We’re Drowning Our Kids

A paper published by the Making Caring Common Project reports that 48% of the 10,000 students they surveyed ranked achievement as their top priority, 30% ranked happiness as their top priority, and only 22% ranked caring as their top priority. A full 78% ranked personal achievement or personal happiness above caring! In addition, 60% rescuerthought hard-work more important than kindness. Don’t get me wrong, achievement and hard work are important. But, do we want to raise a generation of people who place achievement and hard work above kindness and caring? Such a generation would agree with this statement taken from the study: “I’m prouder if I get good grades in my classes than if I’m a caring community member in class and school.” Such a generation will exhibit less empathy, less willingness to help a person in need, and more willingness to cheat for the good grade or promotion.

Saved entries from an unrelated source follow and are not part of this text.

template <int L, typename W>
__device__ __forceinline__ void dmrs_port_words(float dr, float di, bool odd, uint32_t port, W w, uint32_t (&word)[(L + 1) / 2])
{
  const float sr = odd ? -dr : dr, si = odd ? -di : di;
#pragma unroll
  for (int g = 0; g != (L + 1) / 2; ++g) {
    float accr, acci;
    cmul_ref(dr, di, w[2 * (port * L + 2 * g)], w[2 * (port * L + 2 * g) + 1], accr, acci);
    if (2 * g + 1 < L) {
      float pr, pi;
      cmul_ref(sr, si, w[2 * (port * L + 2 * g + 1)], w[2 * (port * L + 2 * g + 1) + 1], pr, pi);
      accr = __fadd_rn(accr, pr);
      acci = __fadd_rn(acci, pi);
    }
    word[g] = pack_cbf16(accr, acci);
  }
}

typedef uint32_t u32x2_t __attribute__((ext_vector_type(2)));
typedef uint32_t u32x4_t __attribute__((ext_vector_type(4)));
template <int L>
__device__ __forceinline__ void dmrs_store(uint32_t* out, const uint32_t (&word)[(L + 1) / 2], bool zero_other_group, bool nt = false)
{
  if ((L + 1) / 2 == 2 || zero_other_group) {
    const u32x2_t v = {word[0], (L + 1) / 2 == 2 ? word[(L + 1) / 2 - 1] : 0u};
    if (nt) {
      __builtin_nontemporal_store(v, reinterpret_cast<u32x2_t*>(out));
    } else {
      *reinterpret_cast<u32x2_t*>(out) = v;
    }
  } else if (nt) {
    __builtin_nontemporal_store(word[0], out);
  } else {
    out[0] = word[0];
  }
}

template <int L, typename W>
__device__ __forceinline__ void dmrs_precode(float dr, float di, bool odd, uint32_t P, W w, uint32_t* out,
                                             size_t port_stride, bool zero_other_group)
{
#pragma unroll 1
  for (uint32_t port = 0; port != P; ++port) {
    uint32_t word[(L + 1) / 2];
    dmrs_port_words<L>(dr, di, odd, port, w, word);
    dmrs_store<L>(out + port * port_stride, word, zero_other_group);
  }
}

template <int L>
__device__ __forceinline__ void dmrs_items(const PdschLaunch& p, PduRef pd, const DmrsWork& wk,
                                           uint32_t* __restrict__ d_grid, uint32_t lane, uint32_t* tab)
{
  const uint32_t  P       = pd.nof_ports;
  const uint32_t  ordinal = __popc(pd.dmrs_symbol_mask & ((1u << wk.symbol) - 1u));
  const uint32_t* seq     = p.scr + pd.dmrs_seq_offset + ordinal * pd.dmrs_seq_words;
  const float     a       = pd.dmrs_amplitude;
  const uint32_t  nof_items = (wk.prb_end - wk.prb_begin) * 6u;
  const size_t    port_stride = (size_t)NRPHY_NSYMB * p.grid_nof_subc;
  uint32_t*       row = d_grid + (size_t)pd.grid_index * p.grid_nof_ports * port_stride + (size_t)wk.symbol * p.grid_nof_subc;
  const bool      wideband = pd.nof_prg == 1;
  const bool      zero_other = pd.dmrs_zero_other_group != 0 && p.zero_fill != 0;
  if (wideband) {
    if (lane < 8u) {
      const float dr = (lane & 4u) ? -a : a, di = (lane & 2u) ? -a : a;
#pragma unroll 1
      for (uint32_t port = 0; port != P; ++port) {
        uint32_t word[(L + 1) / 2];
        dmrs_port_words<L>(dr, di, (lane & 1u) != 0, port, to_constant(p.weights + pd.dmrs_weights_offset), word);
        tab[(lane * NRPHY_MAX_PORTS + port) * 2u]      = word[0];
        tab[(lane * NRPHY_MAX_PORTS + port) * 2u + 1u] = word[(L + 1) / 2 - 1];
      }
    }
    wave_sync();
  }
  for (uint32_t item = lane; item < nof_items; item += WAVE) {
    const uint32_t prb = wk.prb_begin + item / 6u;
    const uint32_t kp  = item % 6u;
    if (!((pd.prb_mask[prb >> 5] >> (prb & 31u)) & 1u)) {
      continue;
    }
    const uint32_t bit  = 12u * (prb - pd.dmrs_ref_rb) + 2u * kp;
    const uint32_t word = seq[bit >> 5] << (bit & 31u);
    uint32_t*      out  = row + 12u * prb + 2u * kp;
    if (wideband) {
      const uint32_t variant = ((word >> 29) & 6u) | (kp & 1u);
#pragma unroll 1
      for (uint32_t port = 0; port != P; ++port) {
        uint32_t words[(L + 1) / 2];
        words[0] = tab[(variant * NRPHY_MAX_PORTS + port) * 2u];
        if ((L + 1) / 2 == 2) {
          words[(L + 1) / 2 - 1] = tab[(variant * NRPHY_MAX_PORTS + port) * 2u + 1u];
        }
        dmrs_store<L>(out + port * port_stride, words, zero_other, p.extras_nt != 0);
      }
      continue;
    }
    const float dr = (word & 0x80000000u) ? -a : a;
    const float di = (word & 0x40000000u) ? -a : a;
    uint32_t    prg = (12u * prb) / pd.prg_size_subc;
    prg             = prg >= pd.nof_prg ? pd.nof_prg - 1 : prg;
    dmrs_precode<L>(dr, di, (kp & 1u) != 0, P, p.weights + pd.dmrs_weights_offset + 2u * prg * P * L, out, port_stride,
                    zero_other);
  }
}

__device__ __forceinline__ void dmrs_wave(const PdschLaunch& p, uint32_t item_index, uint32_t* __restrict__ d_grid,
                                          uint32_t lane, uint32_t* tab)
{
  const auto*    wkc = to_constant(&p.dmrs_work[item_index]);
  const DmrsWork wk  = {wkc->pdu, wkc->symbol, wkc->prb_begin, wkc->prb_end};
  PduRef         pd  = *to_constant(&p.pdus[wk.pdu]);
  switch (pd.nof_layers) {
    case 1:
      dmrs_items<1>(p, pd, wk, d_grid, lane, tab);
      break;
    case 2:
      dmrs_items<2>(p, pd, wk, d_grid, lane, tab);
      break;
    case 3:
      dmrs_items<3>(p, pd, wk, d_grid, lane, tab);
      break;
    default:
      dmrs_items<4>(p, pd, wk, d_grid, lane, tab);
      break;
  }
}

__device__ __forceinline__ void zero_wave(const PdschLaunch& p, uint32_t item_index, uint32_t* __restrict__ d_grid, uint32_t lane)
{
  const auto*    wkc  = to_constant(&p.zero_work[item_index]);
  const uint32_t seg_begin = wkc->seg_begin, seg_count = wkc->seg_count, seg_long = wkc->seg_long;
  uint32_t*      base = d_grid + ((size_t)wkc->grid * p.grid_nof_ports + wkc->port) * NRPHY_NSYMB * p.grid_nof_subc;
  static_assert(sizeof(ZeroSeg) == 8, "one run descriptor per lane as two dwords");
  for (uint32_t first = 0; first < seg_long; first += WAVE) {
    const uint32_t n = seg_long - first < WAVE ? seg_long - first : WAVE;
    uint2          d = make_uint2(0u, 0u);
    if (lane < n) {
      d = *reinterpret_cast<const uint2*>(&p.zero_segs[seg_begin + first + lane]);
    }
    for (uint32_t i = 0; i != n; ++i) {
      const uint32_t lo_word = (uint32_t)__builtin_amdgcn_readlane((int)d.x, (int)i);
      const uint32_t count   = (uint32_t)__builtin_amdgcn_readlane((int)d.y, (int)i) & 0xFFFFu;
      uint32_t*      row     = base + (size_t)(lo_word & 0xFFFFu) * p.grid_nof_subc + (lo_word >> 16);
      const uint32_t off      = (uint32_t)((reinterpret_cast<uintptr_t>(row) >> 2) & 3u);
      uint32_t*      aligned  = row - off;
      const uint32_t n_chunks = (off + count + 3u) >> 2;
      for (uint32_t c = lane; c < n_chunks; c += WAVE) {
        const uint32_t lo = 4u * c;
        if (lo >= off && lo + 4u <= off + count) {
          if (p.extras_nt != 0) {
          __builtin_nontemporal_store(u32x4_t{0u, 0u, 0u, 0u}, reinterpret_cast<u32x4_t*>(aligned + lo));
        } else {
          *reinterpret_cast<uint4*>(aligned + lo) = make_uint4(0u, 0u, 0u, 0u);
        }
        } else {
#pragma unroll
          for (uint32_t w = 0; w != 4; ++w) {
            if (lo + w >= off && lo + w < off + count) {
              aligned[lo + w] = 0u;
            }
          }
        }
      }
    }
  }
  for (uint32_t i = seg_long + lane; i < seg_count; i += WAVE) {
    const ZeroSeg  sg  = p.zero_segs[seg_begin + i];
    uint32_t*      row = base + (size_t)sg.symbol * p.grid_nof_subc + sg.k0;
    for (uint32_t k = 0; k != sg.count; ++k) {
      row[k] = 0u;
    }
  }
}


#ifndef NRPHY_CB_WAVES
#define NRPHY_CB_WAVES 4
#endif
constexpr uint32_t CB_WAVES = NRPHY_CB_WAVES;

struct CbWave {
  uint32_t  lane;
  uint32_t  wave;
  uint32_t* lds;
};
__device__ __forceinline__ CbWave cb_wave(const PdschLaunch& p, uint32_t* dyn_lds)
{
  CbWave w;
  w.lane = threadIdx.x % WAVE;
  w.wave = (uint32_t)__builtin_amdgcn_readfirstlane((int)(threadIdx.x / WAVE));
  w.lds  = dyn_lds + w.wave * (p.lds_lin_words + p.lds_u_words);
  return w;
}
__host__ __device__ __forceinline__ uint32_t cb_blocks(uint32_t n_units)
{
  return (n_units + CB_WAVES - 1u) / CB_WAVES;
}

__device__ __forceinline__ bool extra_wave(const PdschLaunch& p, const CbWave& w, uint32_t* __restrict__ d_grid)
{
  const uint32_t nb = cb_blocks(p.n_work);
  if (blockIdx.x < nb) {
    return false;
  }
  const uint32_t extra = (blockIdx.x - nb) * CB_WAVES + w.wave;
  if (extra < p.n_dmrs_in_launch) {
    dmrs_wave(p, extra, d_grid, w.lane, w.lds);
  } else if (extra - p.n_dmrs_in_launch < p.n_zero_work) {
    zero_wave(p, extra - p.n_dmrs_in_launch, d_grid, w.lane);
  }
  return true;
}

__device__ __forceinline__ uint32_t xcd_work_item(uint32_t n_work, const CbWave& w)
{
  const uint32_t nb  = cb_blocks(n_work);
  const uint32_t xcd = blockIdx.x & 7u, turn = blockIdx.x >> 3;
  const uint32_t q = nb >> 3, r = nb & 7u;
  const uint32_t item = (xcd * q + (xcd < r ? xcd : r) + turn) * CB_WAVES + w.wave;
  return item < n_work ? item : n_work;
}

__device__ __forceinline__ bool codeblock_front(const PdschLaunch& p, PduRef pd, const CbWork& wk, CbShared& sh,
                                                const uint8_t* __restrict__ d_tb, uint32_t lane)
{
  const uint32_t zc = pd.zc, kb = pd.kb;
  if (NRPHY_STAGE(p) == 5 || NRPHY_STAGE(p) == 6) {
    return false;
  }
  const uint32_t total_words = (((kb + pd.nof_rows) * zc + 31u) >> 5) + 2u;
  GraphRows rows;
  rows.fetch(&p.graphs[pd.graph], pd.nof_rows, lane);
  build_codeblock(pd, wk.cb, reinterpret_cast<const uint32_t*>(d_tb + pd.tb_offset), p.tb_crc_part, p.gold, &sh,
                  total_words, lane, NRPHY_STAGE(p));
  if (NRPHY_STAGE(p) == 1 || NRPHY_STAGE(p) == 7) {
    return false;
  }
  NRPHY_WG_TRACE_MARK(1);
  rows.store(pd.nof_rows, sh.graph, lane);
  ldpc_encode_wave(&p.graphs[pd.graph], sh.graph, kb, zc, pd.nof_rows, sh.lin, sh.u, sh.ldpc, lane);
  NRPHY_WG_TRACE_MARK(2);
  return NRPHY_STAGE(p) != 2;
}

template <int QM, int L, bool WORDS>
__device__ __forceinline__ void codeblock_wave_t(const PdschLaunch& p, const uint8_t* __restrict__ d_tb,
                                                 uint32_t* __restrict__ d_grid, uint32_t* __restrict__ d_cw_rm,
                                                 uint32_t* __restrict__ d_cw_scr, uint32_t* dyn_lds)
{
  const CbWave   w    = cb_wave(p, dyn_lds);
  const uint32_t lane = w.lane;
  CbShared       sh;
  sh.lin   = w.lds;
  sh.u     = w.lds + p.lds_lin_words;
  sh.symb  = sh.u + CB_U_QAM_WORDS;
  sh.graph = sh.u + CB_U_GRAPH_OFFSET;
  sh.ldpc  = reinterpret_cast<LdpcScratch*>(sh.u + LDPC_DBL_WORDS);
  if (NRPHY_STAGE(p) == 10 || extra_wave(p, w, d_grid)) {
    return;
  }
  const uint32_t item = xcd_work_item(p.n_work, w);
  if (item == p.n_work) {
    return;
  }
  NRPHY_WG_TRACE_MARK(0);
  NRPHY_WG_TRACE_WHERE(3);
  const auto*  wkc = to_constant(&p.work[item]);
  const CbWork wk  = {wkc->pdu, wkc->cb, wkc->re_begin, wkc->re_count};
  PduRef       pd  = *to_constant(&p.pdus[wk.pdu]);
  if (!codeblock_front(p, pd, wk, sh, d_tb, lane)) {
    return;
  }
  map_chunk<QM, L, WORDS>(p, pd, &p.pdus[wk.pdu], wk, p.work_base + item, sh, lane, d_grid, d_cw_rm, d_cw_scr);
  NRPHY_WG_TRACE_MARK(6);
}

template <int QM, int L>
__global__ __launch_bounds__(WAVE * CB_WAVES) void codeblock_kernel_t(PdschLaunch p, const uint8_t* __restrict__ d_tb,
                                                              uint32_t* __restrict__ d_grid, uint32_t* __restrict__ d_cw_rm,
                                                              uint32_t* __restrict__ d_cw_scr)
{
  extern __shared__ __attribute__((aligned(16))) uint32_t dyn_lds[];
  codeblock_wave_t<QM, L, false>(p, d_tb, d_grid, d_cw_rm, d_cw_scr, dyn_lds);
}
template <int QM, int L>
__global__ __launch_bounds__(WAVE * CB_WAVES) void codeblock_words_kernel_t(PdschLaunch p, const uint8_t* __restrict__ d_tb,
                                                                    uint32_t* __restrict__ d_grid, uint32_t* __restrict__ d_cw_rm,
                                                                    uint32_t* __restrict__ d_cw_scr)
{
  extern __shared__ __attribute__((aligned(16))) uint32_t dyn_lds[];
  codeblock_wave_t<QM, L, true>(p, d_tb, d_grid, d_cw_rm, d_cw_scr, dyn_lds);
}

template <bool WORDS>
__device__ __forceinline__ void codeblock_wave_mixed(const PdschLaunch& p, const uint8_t* __restrict__ d_tb,
                                                     uint32_t* __restrict__ d_grid, uint32_t* __restrict__ d_cw_rm,
                                                     uint32_t* __restrict__ d_cw_scr, uint32_t* dyn_lds)
{
  const CbWave   w    = cb_wave(p, dyn_lds);
  const uint32_t lane = w.lane;
  CbShared       sh;
  sh.lin   = w.lds;
  sh.u     = w.lds + p.lds_lin_words;
  sh.symb  = sh.u + CB_U_QAM_WORDS;
  sh.graph = sh.u + CB_U_GRAPH_OFFSET;
  sh.ldpc  = reinterpret_cast<LdpcScratch*>(sh.u + LDPC_DBL_WORDS);
  if (NRPHY_STAGE(p) == 10 || extra_wave(p, w, d_grid)) {
    return;
  }
  const uint32_t item = xcd_work_item(p.n_work, w);
  if (item == p.n_work) {
    return;
  }
  const auto*  wkc = to_constant(&p.work[item]);
  const CbWork wk  = {wkc->pdu, wkc->cb, wkc->re_begin, wkc->re_count};
  PduRef       pd  = *to_constant(&p.pdus[wk.pdu]);
  if (!codeblock_front(p, pd, wk, sh, d_tb, lane)) {
    return;
  }
  switch (pd.qm) {
    case 2:
      map_chunk_layers<2, WORDS>(p, pd, &p.pdus[wk.pdu], wk, p.work_base + item, sh, lane, d_grid, d_cw_rm, d_cw_scr);
      break;
    case 4:
      map_chunk_layers<4, WORDS>(p, pd, &p.pdus[wk.pdu], wk, p.work_base + item, sh, lane, d_grid, d_cw_rm, d_cw_scr);
      break;
    case 6:
      map_chunk_layers<6, WORDS>(p, pd, &p.pdus[wk.pdu], wk, p.work_base + item, sh, lane, d_grid, d_cw_rm, d_cw_scr);
      break;
    default:
      map_chunk_layers<8, WORDS>(p, pd, &p.pdus[wk.pdu], wk, p.work_base + item, sh, lane, d_grid, d_cw_rm, d_cw_scr);
      break;
  }
}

Even more disturbing, the youth in this study seemed to “value caring for others less as they aged.” The older the youth, the more likely they were to prioritize personal happiness above caring and achievement.

 

How has this happened? How have we created a generation more invested in personal happiness and achievement than in developing a kind and caring reputation? Parents and teachers want to raise a generation of kind caring youth; but, our message seems to have been lost in translation somehow. Perhaps our messages about happiness and achievement have “drowned out the messages about caring, ethical behavior. Instead of a steady stream of messages promoting kindness and caring, we are drowning our kids under a steady stream of messages promoting personal happiness and personal achievement. At times, we may communicate this message unknowingly or even with good intention. Nonetheless, we still drown out our children’s caring, ethical desires with words and actions like the following:

  • Harassing the sport’s coach to get our children more play time.
  • Campaigning for our children to get a larger role in the school play.
  • Allowing our children to quit a team activity mid-season without considering their obligation to the team or drop out of an activity because they did not get the part they wanted.
  • Not encouraging our children to reach out to the friendless child, the oddball, or the outcast at school.
  • Allowing our children to talk too much, monopolizing conversation with peers and adults.
  • Allowing our children to “fudge” on the community service experiences they list on their college applications.
  • Writing too much of a child’s paper or doing too much of their project.

 

We could add more to the list, but you get the idea. Our actions often communicate a higher priority on achievement and personal happiness and less of a priority on kindness, thinking about the other person, and caring. If we want to raise a generation of caring, ethical youth, we need to “tweak” the messages we communicate. We need to assure our words and actions reveal a priority of kindness and caring. We need to let our children know one reason we work hard is to gain the resources to help others, including them. We need to communicate, through our words and actions, that kindness, not simply achievement, results in happiness and the greatest achievement is found in connecting with others through caring. We need to accept that parenting is a “moral task…” and it is high time we take that task seriously!